Start of THE DATA
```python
class Trainer:

    def __init__(self, model, kind="speech", lr=1e-3, group=None, grad_buckets=None, force_collective=None,
                 range_check_every=None, strict_range=None, max_grad_norm=None, lr_schedule=None):
        _check_step_controls(max_grad_norm, lr_schedule)
        self.model, self.kind, self.group = model, kind, group
        self.range_check_every = int(os.environ.get("ALVQ_RANGE_CHECK_EVERY", "200")) if range_check_every is None \
            else int(range_check_every)
        self.strict_range = (os.environ.get("ALVQ_RANGE_STRICT", "0") != "0") if strict_range is None else bool(strict_range)
        self.skipped_steps = 0
        self._steps_since_check = 0
        self.force_collective = (os.environ.get("ALVQ_FORCE_COLLECTIVE", "0") != "0") if force_collective is None \
            else bool(force_collective)
        self._echoed_train_encoder = bool(getattr(model, "flag_train_encoder", False)) if kind == "echoed" else None
        params = model._decoder.parameters() if (kind == "echoed" and not self._echoed_train_encoder) else model.parameters()
        from .vq_vae.vector_quantizer import VectorQuantizerEMA
        self._ema = [m for m in model.modules() if isinstance(m, VectorQuantizerEMA)] if kind != "echoed" else []
        self._restart = [m for m in self._ema if m.restarts_enabled()]
        self.buffers = FlatBuffers(params, extra=sum(_ops.EMASink.span_len(m) for m in self._ema))
        self._trainable = [p.requires_grad for p in self.buffers.params]
        world, rank = _world_rank(group)
        self._ema_sinks, off = {}, self.buffers.extra_span[0] if self._ema else 0
        for m in self._ema:
            self._ema_sinks[id(m)] = _ops.EMASink(m, self.buffers.grad, off, rank, world)
            off += _ops.EMASink.span_len(m)
        if world > 1:
            for m in self._restart:
                m._restart_gen.manual_seed(m._restart_seed + rank)
        if self.buffers.flat.is_cuda:
            _ops.register_grad_sinks(self.buffers.params)
        use_pool = self.buffers.flat.is_cuda and os.environ.get("ALVQ_PACK_POOL", "1") != "0"
        self.pack_pool = _ops.PackPool(list(model.parameters()), dynamic=self.buffers.params) if use_pool else None
        self.buffers.broadcast_params(group=group)
        self._broadcast_ema()
        self.opt = FlatAdam(self.buffers, lr=lr, guard=os.environ.get("ALVQ_SKIP_SATURATED", "1") != "0",
                            max_grad_norm=max_grad_norm, schedule=lr_schedule)
        self.grad_scale = 1.0 / world
        self._one = None
        self._buckets = self._cut = self._graph = None
        want_buckets = int(os.environ.get("ALVQ_GRAD_BUCKETS", "1")) if grad_buckets is None else grad_buckets
        if want_buckets >= 2 and kind != "echoed" and hasattr(model, "_encoder") and hasattr(model, "_pre_vq_conv"):
            late = unique_trainable(list(model._encoder.parameters()) + list(model._pre_vq_conv.parameters()))
            late_ids = {id(p) for p in late}
            early = [p for p in self.buffers.params if id(p) not in late_ids]
            if late and early:
                self._late_params, self._early_params = late, early
                self._buckets = (self.buffers.span(early), self.buffers.span(late))
                xs = self.buffers.extra_span
                if xs is not None and not any(lo <= xs[0] and xs[1] <= hi for lo, hi in self._buckets):
                    raise RuntimeError("the EMA statistics span (restart candidates included) is not inside one gradient bucket")

    def preprocess(self, raw, wiener=None):
        if self.kind == "speech":
            x = N.standardise(_ops.dense(raw), take_abs=True)
            return x, x
        if self.kind == "rir":
            x = _ops.StandardisedT(_ops.dense(raw))
            w = wiener.float()
            tgt = N.standardise(w.unsqueeze(2).contiguous()).view(w.shape[0], 1, w.shape[1])
            return x, tgt
        x = N.standardise(_ops.dense(raw))
# ... 9 lines not shown
        return recon_error + vq_loss, recon_error, perplexity

    def _check_frozen(self):
        if [p.requires_grad for p in self.buffers.params] != self._trainable:
            raise RuntimeError("requires_grad of a parameter changed after the Trainer was built; build a new Trainer")
        if self.kind == "echoed" and bool(self.model.flag_train_encoder) != self._echoed_train_encoder:
            raise RuntimeError("set_train_encoder(%s) was called after the Trainer was built; build a new Trainer so "
                               "the encoders' parameters are (not) part of the optimiser" % self.model.flag_train_encoder)

    def _adam_skip(self):
        skip = [self.buffers.extra_span] if self.buffers.extra_span is not None else []
        ids = {id(p): i for i, p in enumerate(self.buffers.params)}
        for m in self.model.modules():
            if hasattr(m, "_train_vq") and not m._train_vq and id(m._embedding.weight) in ids:
                i = ids[id(m._embedding.weight)]
                skip.append((self.buffers.offsets[i], self.buffers.offsets[i] + m._embedding.weight.numel()))
        return skip

    def _body(self, raw, wiener):
        if self.buffers.flat.is_cuda:
            N.arena_reset(self.buffers.flat.device)
        for sink in self._ema_sinks.values():
            sink.written = False
        with _ops.use_pack_pool(self.pack_pool), _ops.use_grad_sinks(), _ops.deferred_reduce() as reductions, \
                _ops.use_ema_sinks(self._ema_sinks):
            x, target = self.preprocess(raw, wiener)
            self.buffers.zero_grad()
            if self._one is None or self._one.device != x.device:
                self._one = torch.ones((), device=x.device)
            if self._buckets is None:
                loss, recon_error, perplexity = self.forward_loss(x, target)
                loss.backward(self._one)
            else:
                with _ops.latent_tap() as tap:
                    loss, recon_error, perplexity = self.forward_loss(x, target)
                loss.backward(self._one)
                self._cut = tap[0] if tap else None
            if reductions:
                N.wgrad_reduce_batch(reductions)
            if self._cut is None:
                self._post_verdict()
        return loss.detach(), recon_error.detach(), perplexity.detach()

    def _post_verdict(self):
        if self.opt.guard and _ops.has_fp16_range():
            N.range_flag_to_slot(self.buffers.skip_slot)

    def _body_late(self):
        if self._cut is None:
            return
        z, leaf = self._cut
        self._cut = None
        with _ops.use_pack_pool(self.pack_pool, refresh=False), _ops.use_grad_sinks(), _ops.deferred_reduce() as reductions:
            z.backward(leaf.grad)
            if reductions:
                N.wgrad_reduce_batch(reductions)
            self._post_verdict()

    def _sync_early(self):
        return self.buffers.sync_span(*self._buckets[0], group=self.group, force=self.force_collective) if self._buckets else None

    def _finish(self, early_work=None):
        if self._buckets is None:
            self.buffers.sync_grads(self.group, force=self.force_collective)
        else:
            late_work = self.buffers.sync_span(*self._buckets[1], group=self.group, force=self.force_collective)
            for w in (early_work, late_work):
                if w is not None:
                    w.wait()
        if self.opt.max_grad_norm is not None:
            xs = self.buffers.extra_span
            self.opt.clip(_ALIGN, xs[0] if xs is not None else self.buffers.grad.numel())
        if self.pack_pool is not None:
            self.opt.apply(self._adam_skip(), pack_pool=self.pack_pool)
        else:
            self.opt.apply(self._adam_skip())
        for m in self._ema:
            sink = self._ema_sinks[id(m)]
            if sink.written:
# ... 80 lines not shown
                for j in self._graph_jitters:
                    j.refresh()
            return self._eager_step(raw, wiener)
        self._static_raw.copy_(raw, non_blocking=True)
        if wiener is not None:
            self._static_wiener.copy_(wiener, non_blocking=True)
        for j in self._graph_jitters:
            j.refresh()
        for m, (rows, n) in zip(self._restart, self._graph_restart):
            m.draw_restart_rows(rows, n)
        self.opt.prepare(self.grad_scale)
        self._graph.replay()
        early = self._sync_early()
        if self._graph_late is not None:
            self._graph_late.replay()
        self._finish(early)
        return self._static_out

    def _eager_step(self, raw, wiener):
        self.opt.prepare(self.grad_scale)
        out = self._body(raw, wiener)
        early = self._sync_early()
        self._body_late()
        self._finish(early)
        return out

    def init_codebook(self, raw_batches, wiener_batches=None, **kmeans_kwargs):
        if self.kind == "echoed":
            raise NotImplementedError("init_codebook: the echoed model's frozen sub-codebooks are out of scope")
        single = isinstance(raw_batches, torch.Tensor)
        raws = [raw_batches] if single else list(raw_batches)
        if wiener_batches is None:
            wieners = [None] * len(raws)
        else:
            wieners = [wiener_batches] if isinstance(wiener_batches, torch.Tensor) else list(wiener_batches)
        if self.kind == "rir" and (len(wieners) != len(raws) or any(w is None for w in wieners)):
            raise ValueError("init_codebook: kind='rir' needs one Wiener batch per raw batch")
        world, rank = _world_rank(self.group)
        weight = self.model._vq._embedding.weight
        km = None
        if rank == 0:
            km = self.model.init_codebook([self.preprocess(r, w)[0] for r, w in zip(raws, wieners)], **kmeans_kwargs)
        if world > 1:
            dist.broadcast(weight.data, src=dist.get_global_rank(self.group, 0) if self.group is not None else 0,
                           group=self.group)
            if self._ema:
# ... 51 lines not shown
```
End of THE DATA
▸ **WORK REQUIRED**
Your answer should hold every line of the entries that contains the string "lines".

▸ **RESULT**
# ... 9 lines not shown
# ... 80 lines not shown
# ... 51 lines not shown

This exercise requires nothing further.